Referring to fig. 6, in another embodiment of the present disclosure, the supporting member 3 only includes a pulling strip 31, one end of the pulling strip 31 is welded to the outer side of the inner cylinder 21, and the other end is welded to the inner side of the outer sealing head 12.
Referring to fig. 14, in the present embodiment, the pull strap 31 includes a first wing 311, a second wing 312 perpendicular to each other, and a transition twisted rib 313 disposed between the first wing 311 and the second wing 312. The transition twisted rib 313 is formed by twisting a flat plate in a twist shape, two ends of the flat plate are perpendicular to each other, and a center line of the first wing plate 311 and a center line of the second wing plate 312, which are disposed at the two ends, are located on the same straight line.
Referring to fig. 7 and 8, the end of the first wing 311 is welded to the outer surface of the inner cylinder 21 vertically, that is, the first wing 311 is disposed along the radial direction of the inner cylinder 21. The end of the second wing plate 312 abuts the outer cap 12 and is welded to the outer cap 12.
In this embodiment, the transition twisted rib 313 between the first wing plate 311 and the second wing plate 312 can effectively avoid the dislocation and deformation caused by uneven stress between the inner tank 2 and the outer tank 1. And the contact surface of the drawstring 31 with the inner cylinder 21 and the outer tank 1 is the end of the first wing plate 311 and one side of the second wing plate 312, so the contact area is small, the heat transfer area between the support component 3 and the inner tank 2 can be reduced, the heat transfer quantity of the whole support component 3 can be effectively reduced, and the heat insulation performance of the whole cryogenic storage tank is further improved.
It should be understood that, referring to fig. 9 to 11 in combination, in another embodiment of the present disclosure, the above-mentioned pulling tape 31 and the inner cylinder 21, and the pulling tape 31 and the outer sealing head 12 may also be fixedly connected by a connecting member. The connection is an intersection 35. The intersection 35 includes a first connection plate 351 and a second connection plate 352 fillet-welded to the first connection plate 351. The fillet weld includes a vertical fillet weld and an oblique fillet weld. As shown in fig. 9 and 10, the first connecting plate 351 of one of the intersecting members 35 is welded to the inner cylinder 21, and the second connecting plate 352 is connected to the first wing 311, where the second connecting plate 352 of the intersecting member 35 is fillet welded to the first connecting plate 351. As shown in fig. 11, the first connecting plate 351 of another intersection 35 is fit-welded to the outer head 12, and the second connecting plate 352 is fit-connected to the second wing plate 312, where the second connecting plate 352 of the intersection 35 is bevel-welded to the first connecting plate 351. The intersection piece 35 can increase the connection strength between the pull belt 31 and the inner cylinder 21 and between the pull belt 31 and the outer end enclosure 12 on the premise of ensuring the heat insulation performance of the cryogenic storage tank.

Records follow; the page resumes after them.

__device__ __forceinline__ double diff_of_products(u64 a, u64 b, u64 c, u64 d) {
    u64 lo1 = a * b, hi1 = __umul64hi(a, b);
    u64 lo2 = c * d, hi2 = __umul64hi(c, d);
    bool neg = (hi1 < hi2) || (hi1 == hi2 && lo1 < lo2);
    u64 hi, lo;
// ... 469 lines not shown
    const int2* r = rows + (size_t)plane * cap + off;
    int2* CL = chainL + (size_t)plane * 3 * cap + 3 * off;
    int2* CR = chainR + (size_t)plane * 3 * cap + 3 * off;
    int nl = 0, nr = 0;
    for (int Y = 2 * miny - 1; Y <= 2 * maxy + 1; ++Y) {
        int mn = 0x7fffffff, mx = -0x7fffffff;
        if (Y & 1) {
            int ya = (Y - 1) / 2, yb = (Y + 1) / 2;
            if (Y < 0) {
                ya = -1;
                yb = 0;
            }
            if (ya >= miny && ya <= maxy) {
                int2 e = r[ya - miny];
                if (e.y >= e.x) {
                    mn = min(mn, 2 * e.x);
                    mx = max(mx, 2 * e.y);
                }
            }
            if (yb >= miny && yb <= maxy) {
                int2 e = r[yb - miny];
                if (e.y >= e.x) {
                    mn = min(mn, 2 * e.x);
                    mx = max(mx, 2 * e.y);
                }
            }
        } else {
            int2 e = r[Y / 2 - miny];
            if (e.y >= e.x) {
                mn = 2 * e.x - 1;
                mx = 2 * e.y + 1;
            }
        }
        if (mx < mn) continue;
        while (nl >= 2) {
            int2 p0 = CL[nl - 2], p1 = CL[nl - 1];
            long long cr = (long long)(p1.x - p0.x) * (mn - p0.y) - (long long)(p1.y - p0.y) * (Y - p0.x);
            if (cr <= 0) --nl; else break;
        }
        CL[nl++] = make_int2(Y, mn);
        while (nr >= 2) {
            int2 p0 = CR[nr - 2], p1 = CR[nr - 1];
            long long cr = (long long)(p1.x - p0.x) * (mx - p0.y) - (long long)(p1.y - p0.y) * (Y - p0.x);
            if (cr >= 0) --nr; else break;
        }
        CR[nr++] = make_int2(Y, mx);
    }
    long long count = 0;
    int il = 0, ir = 0;
    for (int y = miny; y <= maxy; ++y) {
        const int Y = 2 * y;
        while (il + 1 < nl && CL[il + 1].x <= Y) ++il;
        while (ir + 1 < nr && CR[ir + 1].x <= Y) ++ir;
        long long xmin, xmax;
        {
            int2 p0 = CL[il];
            if (p0.x == Y || il + 1 >= nl) {
                xmin = ceil_div(p0.y, 2);
            } else {
                int2 p1 = CL[il + 1];
                long long dY = p1.x - p0.x;
                long long num = (long long)p0.y * dY + (long long)(p1.y - p0.y) * (Y - p0.x);
                xmin = ceil_div(num, 2 * dY);
            }
        }
        {
            int2 p0 = CR[ir];
            if (p0.x == Y || ir + 1 >= nr) {
                xmax = floor_div(p0.y, 2);
            } else {
                int2 p1 = CR[ir + 1];
                long long dY = p1.x - p0.x;
                long long num = (long long)p0.y * dY + (long long)(p1.y - p0.y) * (Y - p0.x);
                xmax = floor_div(num, 2 * dY);
            }
        }
        if (CROWS) crows[(size_t)plane * cap + off + (y - miny)] = make_int2((int)xmin, (int)xmax);
        else if (xmax >= xmin) count += xmax - xmin + 1;
    }
    if (!CROWS) rp_write_convex(trow, (double)count);
}

constexpr int HULL_CH = 2 * HULL_HMAX + 1;
__device__ __forceinline__ int floor_div32(int a, int b) {
    const int q = a / b;
    return (a % b != 0 && a < 0) ? q - 1 : q;
}
__device__ __forceinline__ int ceil_div32(int a, int b) {
    const int q = a / b;
    return (a % b != 0 && a > 0) ? q + 1 : q;
}
template <bool CROWS>
__global__ void __launch_bounds__(64) rp_hull_lds_kernel(const int* __restrict__ bbox, const int* __restrict__ hoff,
                                                         const int* __restrict__ htot, const int2* __restrict__ rows,
                                                         size_t cap, double* __restrict__ table, int max_label,
                                                         int2* __restrict__ crows) {
    __shared__ unsigned short s_rows[HULL_HMAX * 32];
    __shared__ unsigned short s_ch[HULL_CH * 64];
    const int plane = blockIdx.y;
    const int lane = threadIdx.x, side = lane & 1, pr = lane >> 1;
    const int l = blockIdx.x * 32 + pr;
    if (l >= max_label) return;
    const size_t li = (size_t)plane * max_label + l;
    double* trow = CROWS ? nullptr : table + li * AMT_RP_NCOLS;
    const int miny = bbox[li * 4 + 0], x0 = bbox[li * 4 + 1], maxy = bbox[li * 4 + 2], x1 = bbox[li * 4 + 3];
    if (maxy < miny) {
        if (!CROWS && side == 0) trow[AMT_RP_AREA_CONVEX] = 0.0;
        return;
    }
    const int h = maxy - miny + 1;
    if (h > HULL_HMAX || x1 - x0 + 1 > HULL_WMAX) return;
    const size_t off = (size_t)hoff[li];
    if ((size_t)htot[plane] > cap || off + (size_t)h > cap) {
        if (!CROWS && side == 0) rp_write_convex(trow, __longlong_as_double(0x7ff8000000000000ll));
        return;
    }
    const int2* r = rows + (size_t)plane * cap + off;
    for (int k0 = side; k0 < h; k0 += 16) {
        int2 e[8];
#pragma unroll
        for (int u = 0; u < 8; ++u) e[u] = r[min(k0 + 2 * u, h - 1)];
#pragma unroll
        for (int u = 0; u < 8; ++u)
            if (k0 + 2 * u < h)
                s_rows[(k0 + 2 * u) * 32 + pr] =
                    e[u].y >= e[u].x ? (unsigned short)((e[u].x - x0) | ((e[u].y - x0) << 8)) : (unsigned short)255;
    }
    __builtin_amdgcn_s_waitcnt(0);
    __builtin_amdgcn_wave_barrier();
    int nc = 0;
    for (int Yr = 0; Yr <= 2 * h; ++Yr) {
        int mn = 0x7fffffff, mx = -1;
        if (!(Yr & 1)) {
            const int ka = (Yr >> 1) - 1, kb = Yr >> 1;
            if (ka >= 0) {
                const unsigned e = s_rows[ka * 32 + pr];
                if ((e >> 8) >= (e & 255)) {
                    mn = min(mn, 2 * (int)(e & 255) + 1);
                    mx = max(mx, 2 * (int)(e >> 8) + 1);
                }
            }
            if (kb < h) {
                const unsigned e = s_rows[kb * 32 + pr];
                if ((e >> 8) >= (e & 255)) {
                    mn = min(mn, 2 * (int)(e & 255) + 1);
                    mx = max(mx, 2 * (int)(e >> 8) + 1);
                }
            }
        } else {
            const unsigned e = s_rows[(Yr >> 1) * 32 + pr];
            if ((e >> 8) >= (e & 255)) {
                mn = 2 * (int)(e & 255);
                mx = 2 * (int)(e >> 8) + 2;
            }
        }
        if (mx < mn) continue;
        const int val = side ? mx : mn;
        while (nc >= 2) {
            const int v0 = s_ch[(nc - 2) * 64 + lane], v1 = s_ch[(nc - 1) * 64 + lane];
            const int cr = ((v1 >> 9) - (v0 >> 9)) * (val - (v0 & 511)) - ((v1 & 511) - (v0 & 511)) * (Yr - (v0 >> 9));
            if (side ? cr >= 0 : cr <= 0) --nc; else break;
        }
        s_ch[(nc++) * 64 + lane] = (unsigned short)((Yr << 9) | val);
    }
    int count = 0;
    int ic = 0;
    for (int k = 0; k < h; ++k) {
        const int Yr = 2 * k + 1;
        while (ic + 1 < nc && (int)(s_ch[(ic + 1) * 64 + lane] >> 9) <= Yr) ++ic;
        int b;
        const int v0 = s_ch[ic * 64 + lane];
        if ((v0 >> 9) == Yr || ic + 1 >= nc) {
            b = side ? floor_div32((v0 & 511) - 1, 2) : ceil_div32((v0 & 511) - 1, 2);
        } else {
            const int v1 = s_ch[(ic + 1) * 64 + lane];
            const int dY = (v1 >> 9) - (v0 >> 9);
            const int num = ((v0 & 511) - 1) * dY + ((v1 & 511) - (v0 & 511)) * (Yr - (v0 >> 9));
            b = side ? floor_div32(num, 2 * dY) : ceil_div32(num, 2 * dY);
        }
        const int other = __shfl_xor(b, 1);
        const int xmin = side ? other : b, xmax = side ? b : other;
        if (CROWS) {
            if (side == 0) crows[(size_t)plane * cap + off + k] = make_int2(xmin + x0, xmax + x0);
        } else if (xmax >= xmin) {
            count += xmax - xmin + 1;
        }
    }
    if (!CROWS && side == 0) rp_write_convex(trow, (double)count);
}

__global__ void __launch_bounds__(256) rp_final_kernel(const u64* __restrict__ acc, const int* __restrict__ bbox,
                                                       double* __restrict__ table, size_t nlab) {
    for (size_t i = (size_t)blockIdx.x * 256 + threadIdx.x; i < nlab; i += (size_t)gridDim.x * 256) {
        const u64* A = acc + i * A_NACC;
        const int* B = bbox + i * 4;
        double* t = table + i * AMT_RP_NCOLS;
        const u64 n = A[A_N];
        if (n == 0) {
            for (int k = 0; k < AMT_RP_NCOLS; ++k)
                if (k != AMT_RP_AREA_CONVEX) t[k] = 0.0;
            continue;
        }
        const double dn = (double)n;
        t[AMT_RP_AREA] = dn;
        t[AMT_RP_CENTROID_Y] = (double)A[A_SY] / dn;
        t[AMT_RP_CENTROID_X] = (double)A[A_SX] / dn;
        t[AMT_RP_BBOX_Y0] = (double)B[0];
        t[AMT_RP_BBOX_X0] = (double)B[1];
        t[AMT_RP_BBOX_Y1] = (double)(B[2] + 1);
        t[AMT_RP_BBOX_X1] = (double)(B[3] + 1);
        const double SQ2 = 1.4142135623730951;
        t[AMT_RP_PERIMETER] = (double)A[A_C1] + (double)A[A_C2] * SQ2 + (double)A[A_C3] * ((1.0 + SQ2) / 2.0);
        const double Nyy = diff_of_products(n, A[A_SYY], A[A_SY], A[A_SY]);
        const double Nxx = diff_of_products(n, A[A_SXX], A[A_SX], A[A_SX]);
        const double Nxy = diff_of_products(n, A[A_SXY], A[A_SX], A[A_SY]);
        const double n2 = dn * dn;
        const double a = Nxx / n2;
        const double c = Nyy / n2;
        const double b = -Nxy / n2;
        const double tr = (a + c) * 0.5;
        const double hd = (a - c) * 0.5;
        const double rad = sqrt(hd * hd + b * b);
        double l1 = tr + rad, l2 = tr - rad;
        l1 = l1 < 0.0 ? 0.0 : l1;
        l2 = l2 < 0.0 ? 0.0 : l2;
        t[AMT_RP_AXIS_MAJOR] = 4.0 * sqrt(l1);
        t[AMT_RP_AXIS_MINOR] = 4.0 * sqrt(l2);
        t[AMT_RP_ECCENTRICITY] = l1 == 0.0 ? 0.0 : sqrt(1.0 - l2 / l1);
        double orient;
        if (Nxx == Nyy) {
            orient = (Nxy > 0.0) ? -0.78539816339744828 : 0.78539816339744828;
        } else {
            orient = 0.5 * atan2(-2.0 * b, c - a);
        }
        t[AMT_RP_ORIENTATION] = orient;
    }
}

It will be appreciated that in some of the embodiments described above, the number of support assemblies 3 may be plural and arranged at intervals along the circumferential direction of the cryogenic tank.
In an embodiment of the present disclosure, as shown in fig. 1, the supporting members 3 are disposed on two opposite sides of the inner cylinder 21 in pairs in the same direction, that is, the same end of each pair of pulling straps 31 is respectively connected to the outer side 221 of the same end of the inner cylinder 22 or fixedly connected to the connecting member (the reinforcing box 32 in this embodiment), and the other same end of each pair of pulling straps 31 is respectively fixedly connected to the inner side 111 of the same end of the outer tank 1 or the connecting member (the backing plate 33 in this embodiment).
In another embodiment of the present disclosure, as shown in fig. 2, the supporting members 3 are disposed on two opposite sides of the inner cylinder 21 in pairs alternately, that is, the same end of each pair of pulling straps 31 is connected to the inner side 111 of the outer can 1 and the outer side 211 of the inner cylinder 21 at the same end, and the other same end of the pulling straps 31 is connected to the outer side 211 of the inner cylinder 21 and the inner side 111 of the outer can 1 at the other same end.
It will be appreciated that when the number of support members 3 is singular, they may be arranged in the same direction or alternatively one part may be arranged to interact with another part to ensure support of the inner vessel 2.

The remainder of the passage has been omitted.